Alongside the WCC, the Hema Committee headed by Justice K Hema (formerly of the Kerala High Court), was also formed. The Hema Committee conducted an investigation and submitted a 290-page report — a scanned, possibly leaked version is available for public viewing online — to the state government four-and-a-half years ago.

The report has finally been released, and with it, a landslide of allegations that implicate top actors, decry entrenched discrimination and misogyny in the Malayalam cinema industry and pose a serious and well-deserved threat to patriarchal society has come.

The report should not have been held back from release for as long as it was, but now that it has been published, its immediate effects are potent — and promising.

Something about the way that name after name — perpetrator after perpetrator — has come out calls to mind an incident from early 20th century Kerala, when a young woman named Kuriyedathu Thatri, who was married off as a child bride and later became a sex worker, was made to stand trial.

A caste law that forbade adultery by Namboodiri woman was used on her by her estranged husband, but Thatri turned it not just on him but on the social order itself — threatening even the King of Cochin. Over the course of seven months and two trials, Thatri recited the names of dozens of men who had assaulted her, used her services or with whom she had had consensual relationships.

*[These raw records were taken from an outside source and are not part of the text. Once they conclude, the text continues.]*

+template <int VEC, bool SLOTG, int OPT, bool V0SIDE, bool CANON>
+__device__ __forceinline__ void xf_upd_load(const XfTableView& t, XfUpdRow<VEC>& r, int q, int part,
+                                            const uint32_t* __restrict__ slots, uint32_t extra_base,
+                                            uint32_t extra_n, const float* __restrict__ v0_side) {
+  const int K = t.K;
+  const bool lat = K > 0 && (part & 2) && r.e.rowp != nullptr;
+#pragma unroll
+  for (int e = 0; e < VEC; ++e) { r.v[e] = 0.f; r.n[e] = 0.f; r.z[e] = 0.f; r.p[e] = 0.f; r.ca[e] = 0.f; }
+  const bool has0 = lat && q < K / VEC;
+  if (has0) {
+    xf_ldv<VEC>(xf_row_v(r.e.rowp) + q * VEC, r.v);
+    if (xf_upd_ftrl<OPT>(t)) {
+      xf_ldv<VEC>(xf_row_nv(r.e.rowp, K) + q * VEC, r.n);
+      xf_ldv<VEC>(xf_row_zv(r.e.rowp, K) + q * VEC, r.z);
+    }
+  }
+  if (SLOTG && V0SIDE && v0_side != nullptr && has0) {
+    const uint64_t tok = (r.e.i_phys < (uint64_t)extra_base) ? r.e.i_phys : (uint64_t)__ldg(slots + r.e.i_phys + extra_n);
+    xf_ldv<VEC>(v0_side + tok * (uint64_t)K + q * VEC, r.p);
+  }
+  if (SLOTG && CANON && t.canon && has0) xf_ldv<VEC>(xf_row_ca(t, r.e.rowp) + q * VEC, r.ca);
+  r.accL = 0.0;
+  r.accA = 0.0;
+  if (SLOTG && has0) {
+    const double2 a = __ldcg(reinterpret_cast<const double2*>(xf_row_acc(r.e.rowp, K)));
+    r.accL = a.x;
+    r.accA = a.y;
+  }
+  r.h.key = 0; r.h.flags = 0; r.h.w = r.h.n = r.h.z = 0.f; r.h.g = 0.0;
+  if (q == 0 && r.e.rowp != nullptr) r.h = xf_load_head(r.e.rowp);
+}
+
+template <int VEC, bool SLOTG, bool STAMP, int OPT, bool V0SIDE, bool CANON, bool ONECHUNK>
+__device__ __forceinline__ void xf_upd_apply(const XfTableView& t, XfUpdRow<VEC>& r, int q, int tps, int leader,
+                                             unsigned group_mask, double rows, const float* __restrict__ gw,
+                                             const float* __restrict__ gv, int part, const uint32_t* __restrict__ slots,
+                                             uint32_t extra_base, uint32_t extra_n, const float* __restrict__ v0_side,
+                                             const XfStampView& sv) {
+  const int K = t.K;
+  const bool ftrl = xf_upd_ftrl<OPT>(t);
+  XfHead& h = r.h;
+  const uint64_t key = __shfl_sync(group_mask, (unsigned long long)h.key, leader);
+  const uint32_t flags = __shfl_sync(group_mask, h.flags, leader);
+  uint8_t* rowp = r.e.rowp;
+  if (rowp == nullptr) return;
+
+  if (q == 0) {
+    if (!SLOTG) xf_apply_pending(t, h);
+    if (part & 1) {
+      const float g = SLOTG ? xf_div_rows((float)h.g, rows) : gw[r.e.i];
+      if (ftrl) xf_ftrl_coord(t, g, h.w, h.n, h.z);
+      else xf_sgd_coord(t, g, h.w);
+    }
+    if (SLOTG) h.g = -0.0;
+    if (K > 0 && (part & 2)) h.flags |= XF_FLAG_V_READY;
+    xf_store_head_t(t, rowp, h);
+    if (STAMP) sv.stamp[r.e.s] = sv.now;
+  }
+  if (K > 0 && (part & 2)) {
+    float* vp = xf_row_v(rowp);
+    float* nvp = xf_row_nv(rowp, K);
+    float* zvp = xf_row_zv(rowp, K);
+    const bool ready = (flags & XF_FLAG_V_READY) != 0;
+    auto chunk = [&](int c) {
+      const int k = c * VEC;
+      float v[VEC], g[VEC], nn[VEC], zz[VEC];
+#pragma unroll
+      for (int e = 0; e < VEC; ++e) { v[e] = r.v[e]; nn[e] = r.n[e]; zz[e] = r.z[e]; }
+      if (!ONECHUNK && c != q && ready) {
+        xf_ldv<VEC>(vp + k, v);
+        if (ftrl) { xf_ldv<VEC>(nvp + k, nn); xf_ldv<VEC>(zvp + k, zz); }
+      }
+      if (!ready) {
+#pragma unroll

She furnished graphic details which confirmed her familiarity with them, forcing them to be cross-examined. She was excommunicated, but not without taking down with her a long list of perpetrators. That was the last recorded use of the smarthavicharam trial.

I know: it all sounds familiar, and we don’t have to go back a century to know why. But to ask what the Hema Committee report will do that #MeToo couldn’t do enough may be a little myopic. Instead, we could perhaps see these flashpoints as being on a continuum.

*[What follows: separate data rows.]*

template <int kItems>
__global__ void __launch_bounds__(kRankBlock) rank_scatter_kernel(
    int n, const unsigned* __restrict__ keys_in, const int* __restrict__ vals_in ,
    unsigned* __restrict__ keys_out , int* __restrict__ vals_out, int shift, int ctas,
    const unsigned* __restrict__ hist_cur ,
    unsigned* __restrict__ hist_next ,
    int* __restrict__ rank_of ) {
  constexpr int kWarps = kRankBlock / 32;
  constexpr int kTile = kRankBlock * kItems;
  __shared__ unsigned s_whist[kWarps][kRadix];
  __shared__ int s_scan[33];
  const int lane = threadIdx.x & 31, warp = threadIdx.x >> 5;

  const int warp_base = blockIdx.x * kTile + warp * (32 * kItems);
  unsigned k[kItems];
  int v[kItems];
#pragma unroll
  for (int j = 0; j < kItems; ++j) {
    const int i = warp_base + j * 32 + lane;
    k[j] = (i < n) ? keys_in[i] : 0xffffffffu;
    v[j] = (i < n) ? (vals_in ? vals_in[i] : i) : 0;
  }

  __shared__ uint4 s_part[2][4][kRadix / 4];
  {
    const int g = threadIdx.x >> 6, c4 = threadIdx.x & 63;
    const uint4* tab = reinterpret_cast<const uint4*>(hist_cur);
    uint4 tot = make_uint4(0u, 0u, 0u, 0u), bef = make_uint4(0u, 0u, 0u, 0u);
#pragma unroll 8
    for (int b = g; b < ctas; b += 4) {
      const uint4 h = tab[(size_t)b * (kRadix / 4) + c4];
      tot.x += h.x; tot.y += h.y; tot.z += h.z; tot.w += h.w;
      if (b < (int)blockIdx.x) { bef.x += h.x; bef.y += h.y; bef.z += h.z; bef.w += h.w; }
    }
    s_part[0][g][c4] = tot;
    s_part[1][g][c4] = bef;
  }
  __syncthreads();
  unsigned before = 0, total = 0;
  {
    const unsigned* pt = reinterpret_cast<const unsigned*>(&s_part[0][0][0]);
    const unsigned* pb = reinterpret_cast<const unsigned*>(&s_part[1][0][0]);
#pragma unroll
    for (int g = 0; g < 4; ++g) {
      total += pt[g * kRadix + threadIdx.x];
      before += pb[g * kRadix + threadIdx.x];
    }
  }
  const bool copy_only = __syncthreads_or(total == (unsigned)n) != 0;

  if (copy_only) {
#pragma unroll
    for (int j = 0; j < kItems; ++j) {
      const int i = warp_base + j * 32 + lane;
      if (i < n) {
        if (keys_out) keys_out[i] = k[j];
        vals_out[i] = v[j];
        if (hist_next) atomicAdd(&hist_next[(size_t)blockIdx.x * kRadix + ((k[j] >> (shift + 8)) & 0xffu)], 1u);
        if (rank_of) rank_of[v[j]] = i;
      }
    }
    return;
  }
  int unused;
  const unsigned digit_base = (unsigned)block_exclusive_scan((int)total, s_scan, unused);
  const unsigned my_base = digit_base + before;

  for (int d = lane; d < kRadix; d += 32) s_whist[warp][d] = 0;
  __syncwarp();
  unsigned rank[kItems];
#pragma unroll
  for (int j = 0; j < kItems; ++j) {
    const int i = warp_base + j * 32 + lane;
    const bool valid = i < n;
    const unsigned dgt = (k[j] >> shift) & 0xffu;
    const unsigned peers = __match_any_sync(0xffffffffu, valid ? dgt : 0x100u);
    const unsigned lower = peers & ((1u << lane) - 1u);
    unsigned prev = 0;
    if (valid) prev = s_whist[warp][dgt];
    __syncwarp();
    rank[j] = prev + __popc(lower);
    if (valid && lower == 0u) s_whist[warp][dgt] = prev + __popc(peers);
    __syncwarp();
  }
  __syncthreads();
  {
    const int d = threadIdx.x;
    unsigned run = my_base;
#pragma unroll
    for (int w = 0; w < kWarps; ++w) {
      const unsigned c = s_whist[w][d];
      s_whist[w][d] = run;
      run += c;
    }
  }
  __syncthreads();
#pragma unroll
  for (int j = 0; j < kItems; ++j) {
    const int i = warp_base + j * 32 + lane;
    if (i < n) {
      const unsigned dgt = (k[j] >> shift) & 0xffu;
      const unsigned dst = s_whist[warp][dgt] + rank[j];
      if (keys_out) keys_out[dst] = k[j];
      vals_out[dst] = v[j];
      if (hist_next) atomicAdd(&hist_next[(size_t)(dst / kTile) * kRadix + ((k[j] >> (shift + 8)) & 0xffu)], 1u);
      if (rank_of) rank_of[v[j]] = (int)dst;
    }
  }
}


__device__ __forceinline__ void grid_barrier(unsigned* counter, unsigned& target) {
  __syncthreads();
  if (threadIdx.x == 0) {
    target += gridDim.x;
    __threadfence();
    atomicAdd(counter, 1u);
    unsigned seen;
    do {
      asm volatile("ld.acquire.gpu.global.u32 %0, [%1];" : "=r"(seen) : "l"(counter) : "memory");
    } while (seen < target);
    __threadfence();
  }
  __syncthreads();
}

template <int kItems>
__global__ void __launch_bounds__(kRankBlock) rank_sort_coop_kernel(
    int n, int tiles, unsigned* keys_a, unsigned* keys_b, int* vals_a, int* vals_b, unsigned* hist ,
    const unsigned* key_bits, unsigned* barrier , int* __restrict__ rank_to_gid, int* __restrict__ rank_of) {
  constexpr int kWarps = kRankBlock / 32;
  constexpr int kTile = kRankBlock * kItems;
  __shared__ unsigned s_whist[kWarps][kRadix];
  __shared__ int s_scan[33];
  __shared__ uint4 s_part[2][4][kRadix / 4];
  const int lane = threadIdx.x & 31, warp = threadIdx.x >> 5;
  if (key_bits[7] && !key_bits[6]) return;
  const unsigned diff = key_bits[0] & key_bits[1];
  const int bits = diff ? 32 - __clz(diff) : 0;
  const int passes = (bits + 7) >> 3;
  unsigned bar_target = 0;
  const size_t hs = (size_t)tiles * kRadix;

  if (passes == 0) {
    for (int i = blockIdx.x * kRankBlock + threadIdx.x; i < n; i += gridDim.x * kRankBlock) {
      rank_to_gid[i] = i;
      rank_of[i] = i;
    }
    return;
  }
  auto warp_ranks = [&](const unsigned (&k)[kItems], int warp_base, int shift, unsigned (&rank)[kItems]) {
    for (int d = lane; d < kRadix; d += 32) s_whist[warp][d] = 0;
    __syncwarp();
#pragma unroll
    for (int j = 0; j < kItems; ++j) {
      const int i = warp_base + j * 32 + lane;
      const bool valid = i < n;
      const unsigned dgt = (k[j] >> shift) & 0xffu;
      const unsigned peers = __match_any_sync(0xffffffffu, valid ? dgt : 0x100u);
      const unsigned lower = peers & ((1u << lane) - 1u);
      unsigned prev = 0;
      if (valid) prev = s_whist[warp][dgt];
      __syncwarp();
      rank[j] = prev + __popc(lower);
      if (valid && lower == 0u) s_whist[warp][dgt] = prev + __popc(peers);
      __syncwarp();
    }
  };
  for (int p = 0; p < passes; ++p) {
    const bool last = (p == passes - 1);
    const int shift = 8 * p;
    const unsigned* kin = (p & 1) ? keys_b : keys_a;
    unsigned* kout = (p & 1) ? keys_a : keys_b;
    const int* vin = (p == 0) ? nullptr : ((p & 1) ? vals_b : vals_a);
    int* vout = last ? rank_to_gid : ((p & 1) ? vals_a : vals_b);
    unsigned* hist_cur = hist + (size_t)p * hs;
    if (p > 0) {
      for (int tile = blockIdx.x; tile < tiles; tile += gridDim.x) {
        const int warp_base = tile * kTile + warp * (32 * kItems);
        unsigned k[kItems], rank[kItems];
#pragma unroll
        for (int j = 0; j < kItems; ++j) {
          const int i = warp_base + j * 32 + lane;
          k[j] = (i < n) ? __ldcg(kin + i) : 0xffffffffu;
        }
        warp_ranks(k, warp_base, shift, rank);
        __syncthreads();
        {
          unsigned c = 0;
#pragma unroll
          for (int w = 0; w < kWarps; ++w) c += s_whist[w][threadIdx.x];
          hist_cur[(size_t)tile * kRadix + threadIdx.x] = c;
        }
        __syncthreads();
      }
      grid_barrier(barrier, bar_target);
    }
    for (int tile = blockIdx.x; tile < tiles; tile += gridDim.x) {
      const int warp_base = tile * kTile + warp * (32 * kItems);
      unsigned k[kItems];
      int v[kItems];
#pragma unroll
      for (int j = 0; j < kItems; ++j) {
        const int i = warp_base + j * 32 + lane;
        k[j] = (i < n) ? __ldcg(kin + i) : 0xffffffffu;
        v[j] = (i < n) ? (vin ? __ldcg(vin + i) : i) : 0;
      }
      {
        const int g = threadIdx.x >> 6, c4 = threadIdx.x & 63;
        const uint4* tab = reinterpret_cast<const uint4*>(hist_cur);
        uint4 tot = make_uint4(0u, 0u, 0u, 0u), bef = make_uint4(0u, 0u, 0u, 0u);
#pragma unroll 8
        for (int b = g; b < tiles; b += 4) {
          const uint4 h = __ldcg(tab + (size_t)b * (kRadix / 4) + c4);
          tot.x += h.x; tot.y += h.y; tot.z += h.z; tot.w += h.w;
          if (b < tile) { bef.x += h.x; bef.y += h.y; bef.z += h.z; bef.w += h.w; }
        }
        s_part[0][g][c4] = tot;
        s_part[1][g][c4] = bef;
      }
      __syncthreads();
      unsigned before = 0, total = 0;
      {
        const unsigned* pt = reinterpret_cast<const unsigned*>(&s_part[0][0][0]);
        const unsigned* pb = reinterpret_cast<const unsigned*>(&s_part[1][0][0]);
#pragma unroll
        for (int g = 0; g < 4; ++g) {
          total += pt[g * kRadix + threadIdx.x];
          before += pb[g * kRadix + threadIdx.x];
        }
      }
      int unused;
      const unsigned digit_base = (unsigned)block_exclusive_scan((int)total, s_scan, unused);
      const unsigned my_base = digit_base + before;
      unsigned rank[kItems];
      warp_ranks(k, warp_base, shift, rank);
      __syncthreads();
      {
        const int d = threadIdx.x;
        unsigned run = my_base;
#pragma unroll
        for (int w = 0; w < kWarps; ++w) {
          const unsigned c = s_whist[w][d];
          s_whist[w][d] = run;
          run += c;
        }
      }
      __syncthreads();
#pragma unroll
      for (int j = 0; j < kItems; ++j) {
        const int i = warp_base + j * 32 + lane;
        if (i < n) {
          const unsigned dgt = (k[j] >> shift) & 0xffu;
          const unsigned dst = s_whist[warp][dgt] + rank[j];
          if (!last) kout[dst] = k[j];
          else rank_of[v[j]] = (int)dst;
          vout[dst] = v[j];
        }
      }
      __syncthreads();
    }
    if (!last) grid_barrier(barrier, bar_target);
  }
}

constexpr int kBuckets = 2048;
constexpr int kBucketCap = 2048;
constexpr int kBucketThreads = 128;

__device__ __forceinline__ int bucket_of(unsigned key, unsigned kmin, unsigned long long range) {
  return (int)(((unsigned long long)(key - kmin) * (unsigned long long)kBuckets) / range);
}

template <int kTileKeys>
__global__ void __launch_bounds__(kGaussBlock) rank_bucket_count_kernel(int G, const unsigned* __restrict__ keys,
                                                                        const int* __restrict__ radii,
                                                                        const unsigned* __restrict__ key_bits,
                                                                        int* __restrict__ bcount) {
  constexpr int kItems = kTileKeys / kGaussBlock;
  __shared__ int s_cnt[kBuckets];
  for (int t = threadIdx.x; t < kBuckets; t += kGaussBlock) s_cnt[t] = 0;
  const unsigned kmax = key_bits[4], kmin = ~key_bits[5];
  const unsigned long long range = (unsigned long long)(kmax - kmin) + 1ull;
  __syncthreads();
  const int base = blockIdx.x * kTileKeys;
#pragma unroll
  for (int j = 0; j < kItems; ++j) {
    const int i = base + j * kGaussBlock + threadIdx.x;
    if (i < G && radii[i] > 0) atomicAdd(&s_cnt[bucket_of(keys[i], kmin, range)], 1);
  }
  __syncthreads();
  for (int t = threadIdx.x; t < kBuckets; t += kGaussBlock) {
    const int c = s_cnt[t];
    if (c) atomicAdd(&bcount[t], c);
  }
}

__global__ void __launch_bounds__(1024) rank_bucket_scan_kernel(const int* __restrict__ bcount, int* __restrict__ boffset,
                                                                int* __restrict__ bcursor, unsigned* __restrict__ flags) {
  __shared__ int s_warp[33];
  __shared__ int s_max;
  if (threadIdx.x == 0) s_max = 0;
  __syncthreads();
  int carry = 0;
  for (int base = 0; base < kBuckets; base += 1024) {
    const int i = base + threadIdx.x;
    const int v = bcount[i];
    int total;
    const int ex = block_exclusive_scan(v, s_warp, total);
    boffset[i] = carry + ex;
    bcursor[i] = 0;
    atomicMax(&s_max, v);
    carry += total;
  }
  __syncthreads();
  if (threadIdx.x == 0) flags[6] = (s_max > kBucketCap) ? 1u : 0u;
}

template <int kTileKeys>
__global__ void __launch_bounds__(kGaussBlock) rank_bucket_scatter_kernel(int G, const unsigned* __restrict__ keys,
                                                                          const int* __restrict__ radii,
                                                                          const unsigned* __restrict__ key_bits,
                                                                          const int* __restrict__ boffset,
                                                                          int* __restrict__ bcursor,
                                                                          unsigned* __restrict__ pair_keys,
                                                                          int* __restrict__ pair_ids) {
  constexpr int kItems = kTileKeys / kGaussBlock;
  __shared__ int s_cnt[kBuckets];
  __shared__ int s_base[kBuckets];
  if (key_bits[6]) return;
  for (int t = threadIdx.x; t < kBuckets; t += kGaussBlock) s_cnt[t] = 0;
  const unsigned kmax = key_bits[4], kmin = ~key_bits[5];
  const unsigned long long range = (unsigned long long)(kmax - kmin) + 1ull;
  __syncthreads();
  const int base = blockIdx.x * kTileKeys;
  unsigned k[kItems];
  int b[kItems];
#pragma unroll
  for (int j = 0; j < kItems; ++j) {
    const int i = base + j * kGaussBlock + threadIdx.x;
    b[j] = -1;
    if (i < G && radii[i] > 0) {
      k[j] = keys[i];
      b[j] = bucket_of(k[j], kmin, range);
      atomicAdd(&s_cnt[b[j]], 1);
    }
  }
  __syncthreads();
  for (int t = threadIdx.x; t < kBuckets; t += kGaussBlock) {
    const int c = s_cnt[t];
    s_base[t] = c ? boffset[t] + atomicAdd(&bcursor[t], c) : 0;
    s_cnt[t] = 0;
  }
  __syncthreads();
#pragma unroll
  for (int j = 0; j < kItems; ++j) {
    if (b[j] < 0) continue;
    const int pos = s_base[b[j]] + atomicAdd(&s_cnt[b[j]], 1);
    pair_keys[pos] = k[j];
    pair_ids[pos] = base + j * kGaussBlock + threadIdx.x;
  }
}

__global__ void __launch_bounds__(kBucketThreads) rank_bucket_sort_kernel(const int* __restrict__ bcount,
                                                                          const int* __restrict__ boffset,
                                                                          const unsigned* __restrict__ key_bits,
                                                                          const unsigned* __restrict__ pair_keys,
                                                                          const int* __restrict__ pair_ids,
                                                                          int* __restrict__ rank_to_gid, int* __restrict__ rank_of) {
  __shared__ unsigned s_k[kBucketCap];
  __shared__ int s_id[kBucketCap];
  if (key_bits[6]) return;
  const int n = bcount[blockIdx.x], off = boffset[blockIdx.x];
  if (n <= 0) return;
  for (int i = threadIdx.x; i < n; i += kBucketThreads) {
    s_k[i] = pair_keys[off + i];
    s_id[i] = pair_ids[off + i];
  }
  __syncthreads();
  for (int i = threadIdx.x; i < n; i += kBucketThreads) {
    const unsigned ki = s_k[i];
    const int idi = s_id[i];
    int r = 0;
    for (int j = 0; j < n; ++j) {
      const unsigned kj = s_k[j];
      r += (kj < ki || (kj == ki && s_id[j] < idi)) ? 1 : 0;
    }
    rank_to_gid[off + r] = idi;
    rank_of[idi] = off + r;
  }
}

__global__ void __launch_bounds__(1024) tile_scan_kernel(int T, long long cap, const int* __restrict__ counts,
                                                         int2* __restrict__ tile_bins, int* __restrict__ cursor,
                                                         int* __restrict__ n_out, int* __restrict__ overflow) {
  __shared__ int s_warp[33];
  int carry = 0;
  for (int base = 0; base < T; base += blockDim.x) {
    const int i = base + threadIdx.x;
    const int v = (i < T) ? counts[i] : 0;
    int total;
    const int ex = block_exclusive_scan(v, s_warp, total);
    if (i < T) {
      const int s = carry + ex;
      cursor[i] = s;
      const int cs = (int)min((long long)s, cap), ce = (int)min((long long)s + v, cap);
      tile_bins[i] = (ce > cs) ? make_int2(cs, ce) : make_int2(0, 0);
    }
    carry += total;
  }
  if (threadIdx.x == 0) {
    if (n_out) *n_out = carry;
    if (overflow && (long long)carry > cap) *overflow = 1;
  }
}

Are things different today than they were at the time of the actor’s assault? Definitely: look at how many actors have come out against their (male) colleagues in the past few days, without precaution about their own privacy at times. Also, not so much: things may have changed in terms of people gaining the courage to speak up about what has happened to them, but those things are still happening.

Perhaps they won’t stop entirely; perhaps iniquity is a part of human nature, but we can hope to staunch its extent.

First, though, the extent of what-is needs to be revealed fully. It will be horrible to accept. It will also be necessary. We must remember too: industries reflect the societies they function within, and hyperfocus can also be deflection.